Educational Studies & Leadership

Humanistic/Multicultural Education Program Events

Each academic year, the Social Justice Educational Studies Program (formerly Humanistic/Multicultural Education) sponsors or co-sponsors events. Through conferences, workshops, speakers, and alumni events, the Program addresses a range of critical educational and social issues and seeks to engage participants in dialog that leads to critical awareness, equity, and social justice in organizations and communities.

PAST EVENTS

28th Annual Multicultural Education Conference: Friday March, 3, 2023

28th Annual Multicultural Education Conference: March 3, 2023 SUNY New Paltz Student Union Building

27th Annual Multicultural Education Conference

The 27th annual Multicultural Education Conference, "Collectives and Connectives: Creating Pathways of Support and Sustainability," was held Friday, March 25, 2022, at SUNY New Paltz.

The conference brought together about 275 educators, parents, community members, and students who are working toward equitable schools and educational spaces in which all people can thrive. The keynote panel, "Navigating Educational Relationships in Times of Tension: Is Community Building (Im)Possible?" featured superintendents Eric Rosser (Poughkeepsie), Ray Sanchez (Ossining), and Angela Urbina Medina (New Paltz), with moderator Paul Perez. Conference attendees chose from 14 different workshops, a visit to the Dorsky Museum, and lots of conversation.

2020 Virtual Event

Praxis of Joy, Healing, and Transformation in the Midst of Dual Pandemics
Saturday, November 7

Educators, youth and families faced even more challenges in 2020, as we lived through a global pandemic and ongoing insurrections against racial injustice and antiBlackness. In the midst of dual pandemics, it is particularly important we attend to visions and practices of healing, joy and transformation as we collectively work toward social and educational justice.
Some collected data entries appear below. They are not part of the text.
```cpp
size_t sed_gru_seq_workspace_bytes(int H);
int sed_gru_seq_fwd(const float* gi, const float* const* whh, const float* const* bhh,
                    float* out, float* saved, void* workspace, int B, int T, int H, void* stream);
size_t sed_gru_seq_bwd_workspace_bytes(int B, int H);
int sed_gru_seq_bwd(const float* dout, const float* saved, const float* const* whh,
                    float* dgi, float* dgh, float* const* dbih, float* const* dbhh, void* workspace,
                    int B, int T, int H, void* stream);
int sed_gru_seq_variant(int B, int H, int* bt, int* hreg, int* hlds);

int sed_loss_fwd_bwd(const float* logits, const float* targets, int n, int kind, float alpha,
                     float gamma, int reduction_mean, float* loss, float* dlogits, float* probs,
                     void* stream);
int sed_sigmoid(const float* x, float* y, int n, void* stream);
int sed_scale(float* x, long n, float alpha, void* stream);

size_t sed_sqnorm_workspace_bytes(long n);
int sed_grad_norm_clip_coef(const float* g, long n, float max_norm, float* norm_out,
                            void* workspace, void* stream);
int sed_adam_step(float* p, const float* g, float* m, float* v, long n, float lr, float beta1,
                  float beta2, float eps, float weight_decay, int step, const float* grad_scale,
                  const uint64_t* step_state, void* stream);
int sed_step_advance(uint64_t* step_state, void* stream);

size_t sed_logmel_tables_bytes(const float* melfb_host, int n_fft, int n_mels);
int sed_logmel_build_tables(const float* window_host, const float* melfb_host, int n_fft, int n_mels,
                            void* tables_host, size_t tables_bytes);
int sed_logmel(const float* pcm, long n_samples, const void* tables, size_t tables_bytes,
               const float* mu, const float* inv_sigma, float* out,
               int n_fft, int hop, int n_mels, int pad_mode, void* stream);
size_t sed_logmel_batch_workspace_bytes(int R);
int sed_logmel_batch(const float* pcm, long pcm_len, const long* clips_host, int R, const void* tables, size_t tables_bytes,
                     const float* mu, const float* inv_sigma, float* out, long out_rows, int n_fft, int hop, int n_mels,
                     int pad_mode, void* workspace, size_t workspace_bytes, void* stream);
size_t sed_logmel_multi_workspace_bytes(int R, int channels);
int sed_logmel_multi(const float* pcm, long pcm_len, const long* clips_host, int R, int channels, const void* tables,
                     size_t tables_bytes, const float* mu, const float* inv_sigma, float* out, long out_rows, int n_fft, int hop,
                     int n_mels, int pad_mode, void* workspace, size_t workspace_bytes, void* stream);
size_t sed_logmel_gcc_workspace_bytes(int R, int channels);
int sed_logmel_gcc(const float* pcm, long pcm_len, const long* clips_host, int R, int channels, const void* tables,
                   size_t tables_bytes, const float* mu, const float* inv_sigma, float* out, long out_rows, int n_fft, int hop,
                   int n_mels, int n_lags, int pad_mode, void* workspace, size_t workspace_bytes, void* stream);
// ... 327 lines not shown
```

### sed_crnn_amd/_lib.py

```python
import ctypes as C
import os

HERE = os.path.dirname(os.path.abspath(__file__))
LIB_PATH = os.environ.get("SED_CRNN_LIB") or os.path.join(HERE, "libsedcrnn.so")

SED_MAX_CONV = 4
SED_MAX_GRU = 4
SED_MAX_DENSE = 4

_fp = C.c_void_p
_stream = C.c_void_p


class NetCfg(C.Structure):
    _fields_ = [
        ("B", C.c_int), ("Cin", C.c_int), ("F", C.c_int), ("T", C.c_int),
        ("n_conv", C.c_int),
        ("C", C.c_int * SED_MAX_CONV),
        ("pool_f", C.c_int * SED_MAX_CONV), ("pool_t", C.c_int * SED_MAX_CONV),
        ("drop_p", C.c_float * SED_MAX_CONV),
        ("n_gru", C.c_int), ("H", C.c_int * SED_MAX_GRU),
        ("n_dense", C.c_int), ("D", C.c_int * SED_MAX_DENSE),
        ("bn_eps", C.c_float), ("bn_momentum", C.c_float),
        ("conv_mode", C.c_int),
# ... 64 lines not shown
    "sed_conv1_bwd_wgrad_assemble": (_i, [_fp, _i, _fp, _fp, _fp, _fp, _fp, _fp, _fp, _fp, _fp, _fp, _i, _i, _i, _i, _i, _fp, _fp, _fp, _stream]),
    "sed_conv1_route": (_i, [_fp, _fp, _fp, _fp, _fp, _fp, _i, _i, _i, _i, _i, _i, _i, _stream]),
    "sed_conv1_bwd_reduce": (_i, [_fp, _fp, _fp, _fp, _fp, _fp, _fp, _fp, _fp, _i, _i, _i, _i, _i, _i, _i, _f, _u64, _fp, _stream]),
    "sed_conv1_bwd_apply_workspace_bytes": (_sz, [_i, _i, _i, _i]),
    "sed_conv1_bwd_apply_wgrad": (_i, [_fp, _fp, _fp, _fp, _fp, _fp, _fp, _fp, _fp, _fp, _fp, _fp, _fp, _i, _i, _i, _i, _i, _i, _i, _f, _u64, _fp, _fp, _fp, _fp, _stream]),
    "sed_bn_finalize_train": (_i, [_fp, _i, _i, _d, _fp, _fp, _fp, _fp, _f, _f, _fp, _fp, _fp, _fp, _stream]),
    "sed_bn_stat_sums": (_i, [_fp, _i, _i, _fp, _stream]),
    "sed_bn_finalize_from_sums": (_i, [_fp, _i, _d, _fp, _fp, _fp, _fp, _f, _f, _fp, _fp, _fp, _fp, _stream]),
    "sed_bn_finalize_eval": (_i, [_fp, _fp, _fp, _fp, _f, _i, _fp, _fp, _stream]),
    "sed_bn_relu_pool_drop_fwd": (_i, [_fp, _fp, _fp, _fp, _i, _i, _i, _i, _i, _i, _i, _f, _u64, _fp, _stream]),
    "sed_bn_relu_pool_route": (_i, [_fp, _fp, _fp, _fp, _i, _i, _i, _i, _i, _i, _stream]),
    "sed_bn_bwd_rows": (_i, [_i, _i, _i]),
    "sed_bn_relu_pool_drop_bwd_reduce": (_i, [_fp, _fp, _fp, _fp, _fp, _fp, _fp, _i, _i, _i, _i, _i, _i, _i, _f, _u64, _fp, _stream]),
    "sed_bn_bwd_finalize": (_i, [_fp, _i, _i, _fp, _fp, _fp, _fp, _stream]),
    "sed_bn_bwd_finalize_small_gamma": (_i, [_fp, _i, _i, _fp, _fp, _fp, _fp, _fp, _fp, _fp, _fp, _fp, _fp, _fp, _fp, _fp, _i, _i, _i, _i, _i, _f, _stream]),
    "sed_bn_bwd_reduce_pooled_supported": (_i, [_i, _i, _i, _i, _i]),
    "sed_bn_bwd_reduce_pooled": (_i, [_fp, _fp, _fp, _fp, _fp, _fp, _fp, _fp, _fp, _fp, _i, _i, _i, _i, _i, _i, _i, _f, _stream]),
    "sed_bn_relu_pool_drop_bwd_apply": (_i, [_fp, _fp, _fp, _fp, _fp, _fp, _fp, _fp, _fp, _fp, _i, _i, _i, _i, _i, _i, _i, _f, _u64, _fp, _stream]),
    "sed_reduce_rows": (_i, [_fp, _i, _i, _i, _fp, _stream]),
    "sed_gemm_f32": (_i, [_fp, _l, _l, _fp, _l, _l, _fp, _l, _fp, _f, _i, _i, _i, _stream]),
    "sed_gemm_f32_workspace_bytes": (_sz, [_i, _i, _i]),
    "sed_gemm_f32_ws": (_i, [_fp, _l, _l, _fp, _l, _l, _fp, _l, _fp, _i, _i, _i, _fp, _stream]),
    "sed_gemm_bf16_nt": (_i, [_fp, _fp, _fp, _fp, _l, _i, _i, _i, _stream]),
    "sed_gemm_f32_wgrad": (_i, [_fp, _l, _l, _fp, _l, _l, _fp, _l, _i, _i, _i, _fp, _stream]),
    "sed_gemm_f32_plan": (_i, [_i, _i, _i, _i, C.POINTER(_i), C.POINTER(_i), C.POINTER(_i), C.POINTER(_i)]),
    "sed_linear_fwd": (_i, [_fp, _fp, _fp, _fp, _i, _i, _i, _i, _stream]),
    "sed_linear_bwd_workspace_bytes": (_sz, [_i, _i, _i]),
    "sed_linear_bwd": (_i, [_fp, _fp, _fp, _fp, _fp, _fp, _fp, _fp, _i, _i, _i, _i, _stream]),
    "sed_gru_seq_workspace_bytes": (_sz, [_i]),
    "sed_gru_seq_fwd": (_i, [_fp, _pp, _pp, _fp, _fp, _fp, _i, _i, _i, _stream]),
    "sed_gru_seq_bwd_workspace_bytes": (_sz, [_i, _i]),
    "sed_gru_seq_bwd": (_i, [_fp, _fp, _pp, _fp, _fp, _pp, _pp, _fp, _i, _i, _i, _stream]),
    "sed_gru_seq_variant": (_i, [_i, _i, C.POINTER(_i), C.POINTER(_i), C.POINTER(_i)]),
    "sed_loss_fwd_bwd": (_i, [_fp, _fp, _i, _i, _f, _f, _i, _fp, _fp, _fp, _stream]),
    "sed_sigmoid": (_i, [_fp, _fp, _i, _stream]),
    "sed_scale": (_i, [_fp, _l, _f, _stream]),
    "sed_sqnorm_workspace_bytes": (_sz, [_l]),
    "sed_grad_norm_clip_coef": (_i, [_fp, _l, _f, _fp, _fp, _stream]),
    "sed_adam_step": (_i, [_fp, _fp, _fp, _fp, _l, _f, _f, _f, _f, _f, _i, _fp, _fp, _stream]),
    "sed_step_advance": (_i, [_fp, _stream]),
    "sed_logmel_tables_bytes": (_sz, [_fp, _i, _i]),
    "sed_logmel_build_tables": (_i, [_fp, _fp, _i, _i, _fp, _sz]),
    "sed_logmel": (_i, [_fp, _l, _fp, _sz, _fp, _fp, _fp, _i, _i, _i, _i, _stream]),
    "sed_logmel_batch_workspace_bytes": (_sz, [_i]),
    "sed_logmel_batch": (_i, [_fp, _l, _fp, _i, _fp, _sz, _fp, _fp, _fp, _l, _i, _i, _i, _i, _fp, _sz, _stream]),
    "sed_logmel_multi_workspace_bytes": (_sz, [_i, _i]),
    "sed_logmel_multi": (_i, [_fp, _l, _fp, _i, _i, _fp, _sz, _fp, _fp, _fp, _l, _i, _i, _i, _i, _fp, _sz, _stream]),
    "sed_logmel_gcc_workspace_bytes": (_sz, [_i, _i]),
    "sed_logmel_gcc": (_i, [_fp, _l, _fp, _i, _i, _fp, _sz, _fp, _fp, _fp, _l, _i, _i, _i, _i, _i, _fp, _sz, _stream]),
    "sed_event_tdoa_workspace_bytes": (_sz, [_i, _i, _l, _l, _i, _i]),
    "sed_event_tdoa": (_i, [_fp, _l, _fp, _i, _i, _fp, _sz, _fp, _fp, _fp, _fp, _l, _i, _i, _i, _i, _i, _fp, _fp, _fp, _fp, _fp, _sz,
                            _stream]),
    "sed_stream_ring_write_workspace_bytes": (_sz, [_i]),
    "sed_stream_ring_write": (_i, [_fp, _l, _i, _l, _fp, _l, _fp, _fp, _sz, _stream]),
    "sed_event_tdoa_ring_workspace_bytes": (_sz, [_i, _i, _l, _l, _i, _i]),
    "sed_event_tdoa_ring": (_i, [_fp, _l, _l, _fp, _i, _i, _fp, _sz, _fp, _fp, _fp, _fp, _l, _i, _i, _i, _i, _i, _i, _fp, _fp, _fp, _fp,
                                 _fp, _sz, _stream]),
    "sed_event_doa_workspace_bytes": (_sz, [_i, _i, _l, _l, _i, _i]),
    "sed_event_doa": (_i, [_fp, _l, _fp, _i, _i, _fp, _sz, _fp, _fp, _fp, _fp, _l, _i, _i, _i, _i, _i, _fp, _fp, _fp, _fp, _fp, _i, _i,
                           _fp, _fp, _fp, _fp, _fp, _sz, _stream]),
    "sed_event_doa_ring_workspace_bytes": (_sz, [_i, _i, _l, _l, _i, _i]),
    "sed_event_doa_ring": (_i, [_fp, _l, _l, _fp, _i, _i, _fp, _sz, _fp, _fp, _fp, _fp, _l, _i, _i, _i, _i, _i, _i, _fp, _fp, _fp, _fp,
                                _fp, _i, _i, _fp, _fp, _fp, _fp, _fp, _sz, _stream]),
    "sed_event_doa_track_workspace_bytes": (_sz, [_i, _i, _l, _l, _i, _i, _i, _i, _i]),
    "sed_event_doa_track": (_i, [_fp, _l, _fp, _i, _i, _fp, _sz, _fp, _fp, _fp, _fp, _l, _i, _i, _i, _i, _i, _fp, _fp, _fp, _fp, _fp, _i,
                                 _i, _fp, _fp, _fp, _fp, _i, _fp, _fp, _fp, _fp, _fp, _fp, _fp, _fp, _sz, _stream]),
# ... 140 lines not shown
```

### sed_crnn_amd/csrc/gru.hip

```cpp
#include "common.h"

static inline int gru_bt(int H, int B) {
    int bt = B >= 512 ? 4 : (B >= 256 ? 2 : 1);
    if (H >= 128 && bt > 2) bt = 2;
    return bt;
}

__global__ void gru_pack_whh_t_k(const float* __restrict__ w0, const float* __restrict__ w1,
                                 float* __restrict__ wt, int H) {
    int i = blockIdx.x * blockDim.x + threadIdx.x;
    int n = 3 * H * H;
    if (i >= 2 * n) return;
    int dir = i / n, e = i - dir * n;
    int g = e / H, k = e - g * H;
    const float* w = dir ? w1 : w0;
    wt[(size_t)dir * n + (size_t)k * 3 * H + g] = w[e];
}

constexpr int gru_nt(int hreg) { return hreg > 0 ? ((3 * hreg + 63) / 64) * 64 : 1024; }

__device__ __forceinline__ float gru_dot4(float w0, float w1, float w2, float w3, const f32x4& h) {
    return fmaf(w3, h[3], fmaf(w2, h[2], fmaf(w0, h[0], w1 * h[1])));
}
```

In his keynote, Dr. Edwin Mayorga invites participants to make connections across our learning spaces, to consider what pandemic praxes for joy and healing look, sound, and feel like for social justice educational communities. What role do healing and joy play in our work toward abolitionist teaching, decolonization, and racial & ethnic studies? What resources and interconnections can we draw upon that center our humanity and our relationship to the land that can amplify our work at a historical moment where the earth is on fire, we are physically isolated, and our streets are resounding with calls for racial justice? How can we look to each other--particularly those who have been historically disappeared by systems of oppression--in order to enliven the praxis of healing and transformation that are so necessary today?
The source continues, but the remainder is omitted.